Stored items:
+                        const float va = rp[ca % 8 * 40 + ((sh_row + ca * hw3) & 3)], vb = rp[cb % 8 * 40 + ((sh_row + cb * hw3) & 3)];
+                        unsigned p0, p1, p2;
+                        if (SX_EXP & 2) { p0 = __float_as_uint(va); p1 = __float_as_uint(vb); p2 = p0; }
+                        else sx_split_pair(va, vb, p0, p1, p2);
+                        pl[0][j] = p0; pl[1][j] = p1; pl[2][j] = p2;
+                    }
+                    unsigned char* dst = pl_b + (size_t)(kh * SX_NPIX + row * SX_PR + (col & 1) * 17 + (col >> 1)) * 16;
+                    *(sx_u32x4*)(dst) = pl[0];
+                    *(sx_u32x4*)(dst + SX_PLB) = pl[1];
+                    *(sx_u32x4*)(dst + 2 * SX_PLB) = pl[2];
+                }
+            }
+            if (++s_chunk == nchunks) { s_chunk = 0; s_tile += gridDim.x; s_par ^= 1; }
+        };
+        request_rows();
+        for (int g = 0; g < my_chunks; g++) {
+            asm volatile("s_waitcnt vmcnt(0)" ::: "memory");
+            split_rows(g);
+            asm volatile("s_waitcnt lgkmcnt(0)" ::: "memory");
+            if (g + 1 < my_chunks) request_rows();
+            asm volatile("s_barrier" ::: "memory");
+        }
+        asm volatile("s_barrier" ::: "memory");
+        return;
+    }
+
+    const int half = lane >> 5, l31 = lane & 31;
+    const int orow = l31 >> 4, ocol = l31 & 15;
+    f32x16 acc[2], accs[2];
+    sx_u32x4 A[9][3];
+    auto wslab = [&](int grp, int chunk) __attribute__((always_inline)) {
+        return p.wx3 + (((int64_t)grp * nchunks + chunk) * 4 + wave) * (int64_t)SX_WSLAB + lane * 16;
+    };
+    int tile = blockIdx.x, par = 0;
+    int e_n, e_oy0, e_ox0, e_grp;
+    decode(tile, e_n, e_oy0, e_ox0, e_grp);
+    {
+        const unsigned char* w0 = wslab(e_grp, 0);
+#pragma unroll
+        for (int t = 0; t < 9; t++)
+#pragma unroll
+            for (int pl = 0; pl < 3; pl++) A[t][pl] = (SX_EXP & 8) ? (sx_u32x4){0u, 0u, 0u, 0u} : *(const sx_u32x4*)(w0 + (t * 3 + pl) * SX_FRAG);
+        __builtin_amdgcn_s_waitcnt(0x0f70);
+#pragma unroll
+        for (int t = 0; t < 9; t++)
+#pragma unroll
+            for (int pl = 0; pl < 3; pl++) asm volatile("" : "+v"(A[t][pl]));
+    }
+    unsigned long long st_mm = 0, st_bar = 0, st_ep = 0, st_t0 = 0, st_rounds = 0;
+    const float gain = p.gain;
+    const float cl = p.clamp >= 0.f ? p.clamp : __builtin_inff();
+    const float slope = act_slope(p.act, p.alpha);
+    const int cs_ = (int)p.ys[1], rs_ = (int)p.ys[2], xs_ = (int)p.ys[3];
+    asm volatile("s_barrier" ::: "memory");
+    for (int ti = 0, g = 0; ti < my_tiles; ti++, par ^= 1) {
+#pragma unroll
+        for (int a = 0; a < 2; a++)
+#pragma unroll
+            for (int k = 0; k < 16; k++) acc[a][k] = accs[a][k] = 0.f;
+        int nx_n = e_n, nx_oy0 = e_oy0, nx_ox0 = e_ox0, nx_grp = e_grp;
+        if (ti + 1 < my_tiles) decode(tile + (int)gridDim.x, nx_n, nx_oy0, nx_ox0, nx_grp);
+        for (int k = 0; k < nchunks; k++, g++) {
+            const int wb = g & 1;
+            if (SX_EXP & 32) st_t0 = __builtin_amdgcn_s_memtime();
+            const unsigned char* wn = k + 1 < nchunks ? wslab(e_grp, k + 1) : wslab(nx_grp, 0);
+            {
+                const unsigned char* bb = planes + (size_t)wb * 3 * SX_PLB + (size_t)(half * SX_NPIX + 2 * orow * SX_PR + ocol) * 16;
+                auto b_frag = [&](int t, int a, int pl) __attribute__((always_inline)) {
+                    const int ky = t / 3, kx = t % 3;
+                    return *(const sx_u32x4*)(bb + (size_t)pl * SX_PLB + (size_t)((4 * a + ky) * SX_PR + (kx & 1) * 17 + (kx >> 1)) * 16);
+                };
+                constexpr int PA[6] = {2, 1, 1, 0, 0, 0}, PB[6] = {0, 1, 0, 2, 1, 0};
+                sx_u32x4 B[2][3];
+                f32x16 accp[2];
+#pragma unroll
+                for (int a = 0; a < 2; a++)
+#pragma unroll
+                    for (int k = 0; k < 16; k++) accp[a][k] = 0.f;
+#pragma unroll
+                for (int pl = 0; pl < 3; pl++) B[0][pl] = b_frag(0, 0, pl);
+#pragma unroll
+                for (int t = 0; t < 9; t++) {
+#pragma unroll
+                    for (int a = 0; a < 2; a++) {
+                        if (a == 0 || t + 1 < 9) {
+#pragma unroll
+                            for (int pl = 0; pl < 3; pl++) B[a ^ 1][pl] = a == 0 ? b_frag(t, 1, pl) : b_frag(t + 1, 0, pl);
+                        }
+                        __builtin_amdgcn_sched_barrier(0);
+#pragma unroll
+                        for (int pr = 0; pr < 6; pr++) {
+                            f32x16& dacc = pr == 5 ? accp[a] : accs[a];
+                            if (!(SX_EXP & 1) || A[t][PA[pr]][0] == 0x12345678u)
+                                dacc = __builtin_amdgcn_mfma_f32_32x32x16_bf16(__builtin_bit_cast(sx_bf16x8, A[t][PA[pr]]), __builtin_bit_cast(sx_bf16x8, B[a][PB[pr]]), dacc, 0, 0, 0);
+                        }
+                        __builtin_amdgcn_sched_barrier(0);
+                    }
+                    if (!(SX_EXP & 8)) {
+#pragma unroll
+                        for (int pl = 0; pl < 3; pl++) A[t][pl] = *(const sx_u32x4*)(wn + (t * 3 + pl) * SX_FRAG);
+                    }
+                    __builtin_amdgcn_sched_barrier(0);
+                }
+#pragma unroll
+                for (int a = 0; a < 2; a++)
+#pragma unroll
+                    for (int k = 0; k < 16; k++) acc[a][k] += accp[a][k];
+            }
+            if (SX_EXP & 32) { const unsigned long long t1 = __builtin_amdgcn_s_memtime(); st_mm += t1 - st_t0; st_t0 = t1; }
+            asm volatile("s_waitcnt lgkmcnt(0)\n\ts_barrier" ::: "memory");
+            if (SX_EXP & 32) { st_bar += __builtin_amdgcn_s_memtime() - st_t0; st_rounds++; }
+        }
+
+        if (SX_EXP & 32) st_t0 = __builtin_amdgcn_s_memtime();
+        {
+            int ll;
+            asm volatile("v_mbcnt_lo_u32_b32 %0, -1, 0\n\tv_mbcnt_hi_u32_b32 %0, -1, %0" : "=v"(ll));
+            const int half = ll >> 5, orow = (ll >> 4) & 1, ocol = ll & 15;
+            const int ox = e_ox0 + ocol;
+            const int co0 = e_grp * SX_GROUP + 32 * wave + 4 * half;
+            i32x4 yrsrc;
+            {
+                const uint64_t base = (uint64_t)(uintptr_t)(p.y + (int64_t)e_n * p.ys[0]);
+                yrsrc[0] = __builtin_amdgcn_readfirstlane((int)(unsigned)base);
+                yrsrc[1] = __builtin_amdgcn_readfirstlane((int)(unsigned)(base >> 32) & 0xffff);
+                yrsrc[2] = 0x7ffffffc;
+                yrsrc[3] = 0x00020000;
+            }
+            const float* bs = bias_s + par * SX_GROUP + 32 * wave + 4 * half;
+#pragma unroll
+            for (int kq = 0; kq < 4; kq++) {
+                const f32x4 b4 = *(const f32x4*)(bs + 8 * kq);
+#pragma unroll
+                for (int a = 0; a < 2; a++) {
+                    const int oy = e_oy0 + 2 * a + orow;
+                    const bool ok = oy < p.OH && ox < p.OW;
+                    const unsigned o0 = (unsigned)((co0 + 8 * kq) * cs_ + oy * rs_ + ox * xs_) * 4u;
+#pragma unroll
+                    for (int j = 0; j < 4; j++) {
+                        float v = (acc[a][4 * kq + j] + accs[a][4 * kq + j]) + b4[j];
+                        v = v > 0.f ? v : v * slope;
+                        v = fminf(fmaxf(v * gain, -cl), cl);
+                        const unsigned off = (ok && co0 + 8 * kq + j < p.Cout && (!(SX_EXP & 16) || v == 12345.678f)) ? o0 + (unsigned)(j * cs_) * 4u : 0x80000000u;
+                        asm volatile("buffer_store_dword %0, %1, %2, 0 offen" :: "v"(v), "v"(off), "s"(yrsrc) : "memory");
+                    }
+                }
+            }
+        }
+        if (SX_EXP & 32) st_ep += __builtin_amdgcn_s_memtime() - st_t0;
+        tile += gridDim.x;
+        e_n = nx_n; e_oy0 = nx_oy0; e_ox0 = nx_ox0; e_grp = nx_grp;
+    }
+    if (SX_EXP & 32) {
+        asm volatile("s_waitcnt vmcnt(0)" ::: "memory");
+        if (blockIdx.x == 0 && lane == 0) {
+            unsigned long long* o = (unsigned long long*)p.y + wave * 4;
+            o[0] = st_mm; o[1] = st_bar; o[2] = st_ep; o[3] = st_rounds;
+        }
+    }
+}
+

→ **WHAT NEEDS TO BE DONE**: Among the entries above, how many lines contain the string "memory"? Write the number alone.

→ **ANSWER TO THIS PROBLEM**: 8